# critque dressage lesson



## Rachel1786 (Nov 14, 2010)




----------



## Poneigh (May 25, 2012)

This video (at least on my junk computer) is quite hard to see but my first thought was omg get that horse moving! She was hardly cantering, the first thing I would have you do is get her moving off your leg and do some sensitivity training with her, so you dont have to leg constantly to go hardly anywhere. I also agreed with your trainer when she said the horse was getting a little low, she was dropping behind the bit. 
It was hard to see much of your position, sometimes you looked a little tipped forward and I could see your leg working a lot but other than that you looked pretty good!


----------



## Rachel1786 (Nov 14, 2010)

Poneigh said:


> This video (at least on my junk computer) is quite hard to see but my first thought was omg get that horse moving! She was hardly cantering, the first thing I would have you do is get her moving off your leg and do some sensitivity training with her, so you dont have to leg constantly to go hardly anywhere.
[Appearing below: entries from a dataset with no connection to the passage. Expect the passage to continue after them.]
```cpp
template <int DYN>
__global__ __launch_bounds__(64) __attribute__((amdgpu_waves_per_eu(NLOT_WPE_B))) void k_iter_b(const NlotProblem* __restrict__ pp_, const Dims* __restrict__ dd_, NlotSolverOptions o, const Ws* __restrict__ ws_,
                                               const int* __restrict__ active, int* cnt, float* tp, int* cnt_next) {
    grid_guard(*ws_, cnt[2], 1, GRID_ACTIVE);
    if ((int)blockIdx.x >= cnt[2]) return;
    const NlotProblem& p = *pp_;
    const Dims& dm = *dd_;
    const Ws& ws = *ws_;
    using SV = Solver<DYN>;
    constexpr int NX = SV::NX, NU = SV::NU;
    const int b = active[blockIdx.x], lane = threadIdx.x;
    if (SC(SC_RESTO) != 0.0) return;
    const int ric = (int)SC(SC_RIC);
    if (ric == 4) {
        double* rb = &AT(rcs, 0);
        double* sb = &AT(sts, 0);
        {
            double* buf = rb;
            const bool save = false;
            res_io(ws, b, lane, buf, save);
            buf = sb;
            step_io(ws, b, lane, buf, save);
        }
        const double na = 0.5 * SC(SC_SOCA);
        const bool failed = na < SC(SC_AMIN);
        wsync();
        if (lane == 0) {
            SC(SC_RIC) = 0;
            SC(SC_SOCK) = 0;
            SC(SC_AZ) = SC(SC_SOCAZ);
            SC(SC_TRIALS) = 1;
            SC(SC_ALPHA) = na;
            if (!failed) SC(SC_PHASE) = PH_LS;
        }
        wsync();
        if (failed) ls_failed(o, *pp_, *dd_, ws, b, lane, tp, cnt, cnt_next);
        else emit_points(*pp_, *dd_, ws, b, lane, cnt, true, tp, 1, na);
        return;
    }
    if (ric != 2) return;
    KPROF_INIT;
    const bool soc = (int)SC(SC_PHASE) == PH_SOC;
    const int N = dm.N, M = dm.M;
    const double dw = SC(SC_DW), avg = SC(SC_AVG), dsq_w = SC(SC_DSQ), psq_w = SC(SC_PSQ), nzc = SC(SC_NZC);
    const bool use_qf = SC(SC_USEQF) != 0.0;
    double mu = SC(SC_MU), tau = SC(SC_TAU);
    const int ngb = dm.gcb ? dm.ngb : 0;
    const int n_dual_ = (N + 1) * NX + N * NU + dm.ns * (N + 1) + (N + 1) * M + ngb;
    const int n_pri_ = NX + dm.nc + N * NX + (N + 1) * M + ngb;
    const int nc = dm.nc;
    constexpr double kMuMin = 1e-11;
    (void)o;
    auto theta_phi = [&](double mu, double* th, double* phv, double* fout = nullptr) {
        double t = 0, bar = 0, lin = 0;
        auto tsum = [&](int, const double* v) { t += fabs(v[0]); };
        auto l_rci = [&](int i, double* v) { v[0] = AT(rci, i); };
        auto l_rct = [&](int i, double* v) { v[0] = AT(rct, i); };
        auto l_rcd = [&](int i, double* v) { v[0] = AT(rcd, i); };
        auto l_rcq = [&](int q, double* v) { v[0] = AT(rcq, q); v[1] = AT(T, q); };
        auto l_bu = [&](int e, double* v) { v[0] = BVU(e); };
        auto l_bs = [&](int k, double* v) { v[0] = BVS(k); };
        auto l_rcb = [&](int q, double* v) { v[0] = AT(rcb, q); };
        Pre<1, 1> q_rci, q_rct, q_bs;
        Pre<4, 1> q_rcd;
        Pre<1, 2> q_rcq;
        Pre<2, 1> q_bu;
        Pre<3, 1> q_rcb;
        q_rci.load(NX, lane, l_rci);
        q_rct.load(nc, lane, l_rct);
        q_rcd.load(N * NX, lane, l_rcd);
        q_rcq.load((N + 1) * M, lane, l_rcq);
        q_bu.load(N * NU, lane, l_bu);
        if (dm.ns) q_bs.load(N + 1, lane, l_bs);
        q_rcb.load(ngb, lane, l_rcb);
        q_rci.run(NX, lane, l_rci, tsum);
        q_rct.run(nc, lane, l_rct, tsum);
        q_rcd.run(N * NX, lane, l_rcd, tsum);
        q_rcq.run((N + 1) * M, lane, l_rcq, [&](int, const double* v) {
            t += fabs(v[0]);
            bar += log(v[1]);
            lin += v[1];
        });
        q_bu.run(N * NU, lane, l_bu, [&](int e, const double* v) {
            const double u = v[0];
            bar += log(u - p.umin[e % NU]) + log(p.umax[e % NU] - u);
        });
        if (dm.ns)
            q_bs.run(N + 1, lane, l_bs, [&](int, const double* v) {
                bar += log(v[0]);
                lin += v[0];
            });
        q_rcb.run(ngb, lane, l_rcb, tsum);
        *th = wsum(t);
        const double fo = objective_w(p, dm, ws, b, lane, 0.0);
        *phv = fo - mu * wsum(bar) + 1e-5 * mu * wsum(lin);
        if (fout) *fout = fo;
    };
    {
        const int oU = (N + 1) * NX, oS = oU + N * NU, oyi = oS + N + 1, oyk = oyi + NX, oyt = oyk + N * NX,
                  oT = oyt + 8, ozl = oT + (N + 1) * M, ozu = ozl + N * NU, ozs = ozu + N * NU, ovt = ozs + N + 1,
                  odb = ovt + (N + 1) * M;
        const int oBU = dm.gcb ? odb : oU, oBS = dm.gcb ? odb + N * NU : oS;
        auto qf_store = [&](double m, bool cen) {
            double* dst = cen ? &AT(qc, 0) : &AT(qa, 0);
            const double* aff = &AT(qa, 0);
            const double* sX = cen ? &AT(dX2, 0) : &AT(dX, 0);
            const double* sU = cen ? &AT(dU2, 0) : &AT(dU, 0);
            const double* sS = cen ? &AT(dS2, 0) : &AT(dS, 0);
            const double* syi = cen ? &AT(yi2, 0) : &AT(yi_n, 0);
            const double* syk = cen ? &AT(yk2, 0) : &AT(yk_n, 0);
            const double* syt = cen ? &AT(yt2, 0) : &AT(yt_n, 0);
            auto put = [&](int i, double v) { dst[i] = cen ? v - aff[i] : v; };
            for (int i = lane; i < (N + 1) * NX; i += 64) put(i, sX[i]);
            for (int i = lane; i < N * NU; i += 64) put(oU + i, sU[i]);
            for (int i = lane; i <= N; i += 64) put(oS + i, sS[i]);
            for (int i = lane; i < NX; i += 64) put(oyi + i, syi[i]);
            for (int i = lane; i < N * NX; i += 64) put(oyk + i, syk[i]);
            for (int i = lane; i < 8; i += 64) put(oyt + i, syt[i]);
            for (int k = lane; k <= N; k += 64) {
                for (int j = 0; j < M; ++j) {
                    const int q = k * M + j;
                    double Jdz = 0;
                    for (int a = 0; a < 3 && a < NX; ++a) Jdz += AT(Jd, q * 3 + a) * sX[k * NX + a];
                    if (dm.sd) Jdz += sS[k];
                    const double t = AT(T, q), v = AT(vt, q), dt_ = Jdz + AT(rcq, q);
                    put(oT + q, dt_);
                    put(ovt + q, m / t - v - (v / t) * dt_);
                }
                if (dm.ns) {
                    const double sk = BVS(k), ds = dm.gcb ? sS[k] + AT(rcb, N * NU + k) : sS[k];
                    put(ozs + k, m / sk - AT(zs, k) - (AT(zs, k) / sk) * ds);
                    if (dm.gcb) put(odb + N * NU + k, ds);
                }
            }
            for (int e = lane; e < N * NU; e += 64) {
                const double u = BVU(e), sl = u - p.umin[e % NU], su = p.umax[e % NU] - u;
                const double du = dm.gcb ? sU[e] + AT(rcb, e) : sU[e];
                put(ozl + e, m / sl - AT(zl, e) - (AT(zl, e) / sl) * du);
                put(ozu + e, m / su - AT(zu, e) + (AT(zu, e) / su) * du);
                if (dm.gcb) put(odb + e, du);
            }
            wsync();
        };
        if (use_qf) {
        qf_store(0.0, false);
        qf_store(avg, true);
        const double* qa_ = &AT(qa, 0);
        const double* qc_ = &AT(qc, 0);
        const double dual_t = dsq_w / (double)n_dual_, pri_t = psq_w / (double)n_pri_;
        const bool qf_fast = N * NU <= 128 && N + 1 <= 64 && (N + 1) * M <= 64;
        constexpr int QP = 6;
        double c_sl[QP], c_isl[QP], c_da[QP], c_dc[QP], c_z[QP], c_iz[QP], c_za[QP], c_zc[QP];
        if (qf_fast) {
            auto put = [&](int j, double sl, double da, double dc, double z, double za, double zc) {
                c_sl[j] = sl;
                c_isl[j] = 1.0 / sl;
                c_da[j] = da;
                c_dc[j] = dc;
                c_z[j] = z;
                c_iz[j] = 1.0 / z;
                c_za[j] = za;
                c_zc[j] = zc;
            };
            auto none = [&](int j) {
                c_sl[j] = 1.0; c_isl[j] = 0.0; c_da[j] = c_dc[j] = 0.0;
                c_z[j] = 0.0; c_iz[j] = 0.0; c_za[j] = c_zc[j] = 0.0;
            };
#pragma unroll
            for (int h = 0; h < 2; ++h) {
                const int e = lane + 64 * h;
                if (e < N * NU) {
                    const double u = BVU(e), da = qa_[oBU + e], dc = qc_[oBU + e];
                    put(2 * h, u - p.umin[e % NU], da, dc, AT(zl, e), qa_[ozl + e], qc_[ozl + e]);
                    put(2 * h + 1, p.umax[e % NU] - u, -da, -dc, AT(zu, e), qa_[ozu + e], qc_[ozu + e]);
                } else {
                    none(2 * h);
                    none(2 * h + 1);
                }
            }
            if (dm.ns && lane <= N) put(4, BVS(lane), qa_[oBS + lane], qc_[oBS + lane], AT(zs, lane), qa_[ozs + lane],
                                        qc_[ozs + lane]);
            else none(4);
            if (lane < (N + 1) * M) put(5, AT(T, lane), qa_[oT + lane], qc_[oT + lane], AT(vt, lane), qa_[ovt + lane],
                                        qc_[ovt + lane]);
            else none(5);
        }
        auto qf = [&](double sig) {
            const double tq = fmax(0.99, 1.0 - sig * avg);
            if (qf_fast) {
                double rp = 0.0, rd = 0.0;
#pragma unroll
                for (int j = 0; j < QP; ++j) {
                    rp = fmax(rp, -(c_da[j] + sig * c_dc[j]) * c_isl[j]);
                    rd = fmax(rd, -(c_za[j] + sig * c_zc[j]) * c_iz[j]);
                }
                rp = wmax(rp);
                rd = wmax(rd);
                const double ap = rp > 0.0 ? fmin(1.0, tq / rp) : 1.0, ad = rd > 0.0 ? fmin(1.0, tq / rd) : 1.0;
                double csq = 0.0;
#pragma unroll
                for (int j = 0; j < QP; ++j) {
                    const double c = (c_sl[j] + ap * (c_da[j] + sig * c_dc[j])) * (c_z[j] + ad * (c_za[j] + sig * c_zc[j]));
                    csq += c * c;
                }
                csq = wsum(csq);
                return (1.0 - ad) * (1.0 - ad) * dual_t + (1.0 - ap) * (1.0 - ap) * pri_t + csq / nzc;
            }
            double ap = 1.0, ad = 1.0;
            for (int e = lane; e < N * NU; e += 64) {
                const double u = BVU(e), du = qa_[oBU + e] + sig * qc_[oBU + e];
                ap = frac_to_bound(u - p.umin[e % NU], du, tq, ap);
                ap = frac_to_bound(p.umax[e % NU] - u, -du, tq, ap);
                ad = frac_to_bound(AT(zl, e), qa_[ozl + e] + sig * qc_[ozl + e], tq, ad);
                ad = frac_to_bound(AT(zu, e), qa_[ozu + e] + sig * qc_[ozu + e], tq, ad);
            }
            if (dm.ns)
                for (int k = lane; k <= N; k += 64) {
                    ap = frac_to_bound(BVS(k), qa_[oBS + k] + sig * qc_[oBS + k], tq, ap);
                    ad = frac_to_bound(AT(zs, k), qa_[ozs + k] + sig * qc_[ozs + k], tq, ad);
                }
            for (int q = lane; q < (N + 1) * M; q += 64) {
                ap = frac_to_bound(AT(T, q), qa_[oT + q] + sig * qc_[oT + q], tq, ap);
                ad = frac_to_bound(AT(vt, q), qa_[ovt + q] + sig * qc_[ovt + q], tq, ad);
            }
            ap = wmin(ap);
            ad = wmin(ad);
            double csq = 0;
            auto cq = [&](double sl, double dsl, double z, double dz) {
                const double c = (sl + ap * dsl) * (z + ad * dz);
                csq += c * c;
            };
            for (int e = lane; e < N * NU; e += 64) {
                const double u = BVU(e), du = qa_[oBU + e] + sig * qc_[oBU + e];
                cq(u - p.umin[e % NU], du, AT(zl, e), qa_[ozl + e] + sig * qc_[ozl + e]);
                cq(p.umax[e % NU] - u, -du, AT(zu, e), qa_[ozu + e] + sig * qc_[ozu + e]);
            }
            if (dm.ns)
                for (int k = lane; k <= N; k += 64)
                    cq(BVS(k), qa_[oBS + k] + sig * qc_[oBS + k], AT(zs, k), qa_[ozs + k] + sig * qc_[ozs + k]);
            for (int q = lane; q < (N + 1) * M; q += 64)
                cq(AT(T, q), qa_[oT + q] + sig * qc_[oT + q], AT(vt, q), qa_[ovt + q] + sig * qc_[ovt + q]);
            csq = wsum(csq);
            return (1.0 - ad) * (1.0 - ad) * dual_t + (1.0 - ap) * (1.0 - ap) * pri_t + csq / nzc;
        };
        const double mu_max = SC(SC_MUMAX);
        const double sig_up = fmin(100.0, mu_max / avg), sig_lo = fmax(1e-6, kMuMin / avg);
        const double gfac = (3.0 - sqrt(5.0)) / 2.0;
        enum { EV_1M, EV_1, EV_M1, EV_M2, EV_N1, EV_N2, EV_UP, EV_LO, LOOP, FINAL, DONE };
        bool lg = false;
        double tu0 = 0, tl0 = 0, up = 0, lo = 0, m1 = 0, m2 = 0, q1 = 0, q2 = 0, q_up = -1, q_lo = -1, q1m = 0,
               qq = 0, sig = sig_up;
        int nsec = 0, st;
        auto toS = [&](double t_) { return lg ? pow(10.0, t_) : t_; };
        auto start = [&](double su, double qu, double sl, double ql, bool l) {
            lg = l;
            tu0 = up = lg ? log10(su) : su;
            tl0 = lo = lg ? log10(sl) : sl;
            q_up = qu;
            q_lo = ql;
            m1 = lo + gfac * (up - lo);
            m2 = lo + (1.0 - gfac) * (up - lo);
            nsec = 0;
        };
        if (sig_lo >= sig_up) {
            st = DONE;
        } else if (sig_up <= 1.0) {
            start(sig_up, -1.0, sig_lo, -1.0, true);
            st = EV_M1;
        } else if (sig_lo >= 1.0) {
            start(sig_up, -1.0, sig_lo, -1.0, false);
            st = EV_M1;
        } else {
            st = EV_1M;
        }
        while (st != DONE) {
            const double x = st == EV_1M ? 0.99
                           : st == EV_1  ? 1.0
                           : (st == EV_M1 || st == EV_N1) ? toS(m1)
                           : (st == EV_M2 || st == EV_N2) ? toS(m2)
                           : st == EV_UP ? toS(up)
                                         : toS(lo);
            const double qv = qf(x);
            switch (st) {
                case EV_1M: q1m = qv; st = EV_1; break;
                case EV_1:
                    if (q1m > qv) start(sig_up, -1.0, 1.0, qv, false);
                    else start(0.99, q1m, sig_lo, -1.0, true);
                    st = EV_M1;
                    break;
                case EV_M1: q1 = qv; st = EV_M2; break;
                case EV_M2: q2 = qv; st = LOOP; break;
                case EV_N1: q1 = qv; st = LOOP; break;
                case EV_N2: q2 = qv; st = LOOP; break;
                case EV_UP: q_up = qv; st = FINAL; break;
                default: q_lo = qv; st = FINAL; break;
            }
            while (st == LOOP || st == FINAL) {
                if (st == LOOP) {
                    if (nsec < 8 && (toS(up) - toS(lo)) >= 1e-2 * toS(up)) {
                        ++nsec;
                        if (q1 > q2) {
                            lo = m1; q_lo = q1; m1 = m2; q1 = q2;
                            m2 = lo + (1.0 - gfac) * (up - lo);
                            st = EV_N2;
                        } else {
                            up = m2; q_up = q2; m2 = m1; q2 = q1;
                            m1 = lo + gfac * (up - lo);
                            st = EV_N1;
                        }
                    } else {
                        sig = q1 < q2 ? toS(m1) : toS(m2);
                        qq = q1 < q2 ? q1 : q2;
                        if (up == tu0) st = q_up < 0 ? EV_UP : FINAL;
                        else if (lo == tl0) st = q_lo < 0 ? EV_LO : FINAL;
// ... 1498 lines not shown
```
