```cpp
template <int NDW, int NWAVES, int NTERM, int PW, bool EXACT_ND, bool DUAL>
__global__ void __launch_bounds__(64 * NWAVES) __attribute__((amdgpu_waves_per_eu(NDW > 64 ? 3 : (NWAVES > 2 ? 5 : 4))))
sad_fast_kernel(FastArgs a) {
  const int bpp = a.strips;
  int strip, segi, pair;
  {
    if constexpr (NDW * NWAVES <= 256) {
    if ((int)blockIdx.x < a.bord * a.nbseg) {
      using BL = BorderLds<(PW * NTERM) / 2, NDW * NWAVES>;
      const int bseg = blockIdx.x / a.bord, b = blockIdx.x - bseg * a.bord;
      const int wv = NWAVES > 1 ? __builtin_amdgcn_readfirstlane(threadIdx.x >> 6) : 0;
      const int wi = b * NWAVES + wv;
      if (wi < a.bnw) sad_border_wave<(PW * NTERM) / 2, NDW * NWAVES>(a, reinterpret_cast<unsigned char*>(fast_lds) + wv * BL::BYTES, bseg, wi);
      return;
    }
    }
    const int sid = blockIdx.x - a.bord * a.nbseg;
    const int per_seg = a.strips * a.npairs;
    segi = sid / per_seg;
    const int b = sid - segi * per_seg;
    const int full = (a.npairs / 8) * 8 * bpp;
    int p, inner;
    if (b < full) {
      const int xcd = b & 7, k = b >> 3;
      p = (k / bpp) * 8 + xcd;
      inner = k % bpp;
    } else {
      const int r = b - full;
      p = (a.npairs / 8) * 8 + r / bpp;
      inner = r % bpp;
    }
    pair = p;
    strip = inner;
  }
  const int wvk = NWAVES > 1 ? __builtin_amdgcn_readfirstlane(threadIdx.x >> 6) : 0;
  unsigned char* const ldsb = reinterpret_cast<unsigned char*>(fast_lds);
  auto strip_at = [&](auto cs_tag, const int cb) {
    constexpr int CSV = decltype(cs_tag)::value;
    using D = DmaLds<NDW, NWAVES, NTERM, PW, CSV>;
    unsigned char* const wb = ldsb + wvk * D::WAVE_B;
    unsigned char* const xl = wb + 2 * D::AREA_B;
    sad_fast_strip_dma<NDW, NWAVES, NTERM, PW, EXACT_ND, CSV>(a, wb, wb + D::AREA_B, xl,
                                                            reinterpret_cast<u32*>(ldsb + NWAVES * D::WAVE_B), cb, segi, pair);
  };
  if constexpr (DUAL) {
    constexpr int NV3 = 64 - (NTERM - 1), NV1 = 64 - PW * (NTERM - 1);
    if (strip < a.strips3) {
      const int t = strip / 3;
      strip_at(std::integral_constant<int, 3>{}, t * (3 * NV3) + (strip - 3 * t));
    } else {
      strip_at(std::integral_constant<int, 1>{}, (a.strips3 / 3) * (3 * NV3) + (strip - a.strips3) * NV1);
    }
  } else {
    constexpr int NV1 = 64 - PW * (NTERM - 1);
    strip_at(std::integral_constant<int, 1>{}, strip * NV1);
  }
}

// ... 22 lines not shown
      int bseg = (int)(kBorderChainShare * t_kernel_us / t_row_us - 0.25 * (wsz - 1));
      bseg = std::max(4, std::min(bseg, rows));
      f.nbseg = (rows + bseg - 1) / bseg;
      f.bseg = (rows + f.nbseg - 1) / f.nbseg;
      f.nbseg = (rows + f.bseg - 1) / f.bseg;
    }
    f.grid = f.bord * f.nbseg + f.strips * g.n * f.nseg;
    f.block = 64 * NWAVES;
    f.lds = (int)lds;
    f.NDW = NDW; f.NWAVES = NWAVES; f.NTERM = NTERM; f.PW = PW; f.dual = DUAL;
    f.exact = HAS_EXACT && g.nd == NDW * NWAVES;
    snprintf(pl.kernel, sizeof(pl.kernel), "sad_fast_kernel<%d,%d,%d,%d,%s,%s> pfshift=%d",
             NDW, NWAVES, NTERM, PW, f.exact ? "true" : "false", DUAL ? "true" : "false", g.pfshift);
    return hipSuccess;
  }
  const dim3 grid((unsigned)pl.f.grid);
  const size_t lds = (size_t)pl.f.lds;
  if constexpr (HAS_EXACT) {
    if (pl.f.exact) {
      hipLaunchKernelGGL((sad_fast_kernel<NDW, NWAVES, NTERM, PW, true, DUAL>), grid, dim3(64 * NWAVES), lds, s, *a);
      return hipGetLastError();
    }
  }
    hipLaunchKernelGGL((sad_fast_kernel<NDW, NWAVES, NTERM, PW, false, DUAL>), grid, dim3(64 * NWAVES), lds, s, *a);
  return hipGetLastError();
}

template <int NTERM, int PW>
static hipError_t launch_nd(BmPlan& pl, const FastArgs* a, hipStream_t s) {
  const int nd = pl.g.nd;
  const bool split = pl.f.split;
// ... 17 lines not shown
```

### u96-slam_amd/csrc/sbm_sad_fast_strip.h

```cpp
#pragma once
#include "sbm_sad_fast_core.h"

namespace sbm {
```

I also agreed with your trainer when she said the horse was getting a little low, she was dropping behind the bit.
> It was hard to see much of your position, sometimes you looked a little tipped forward and I could see your leg working a lot but other than that you looked pretty good!


I meant to write before I posted, but I forgot with my 5 year old bugging me every 5 seconds )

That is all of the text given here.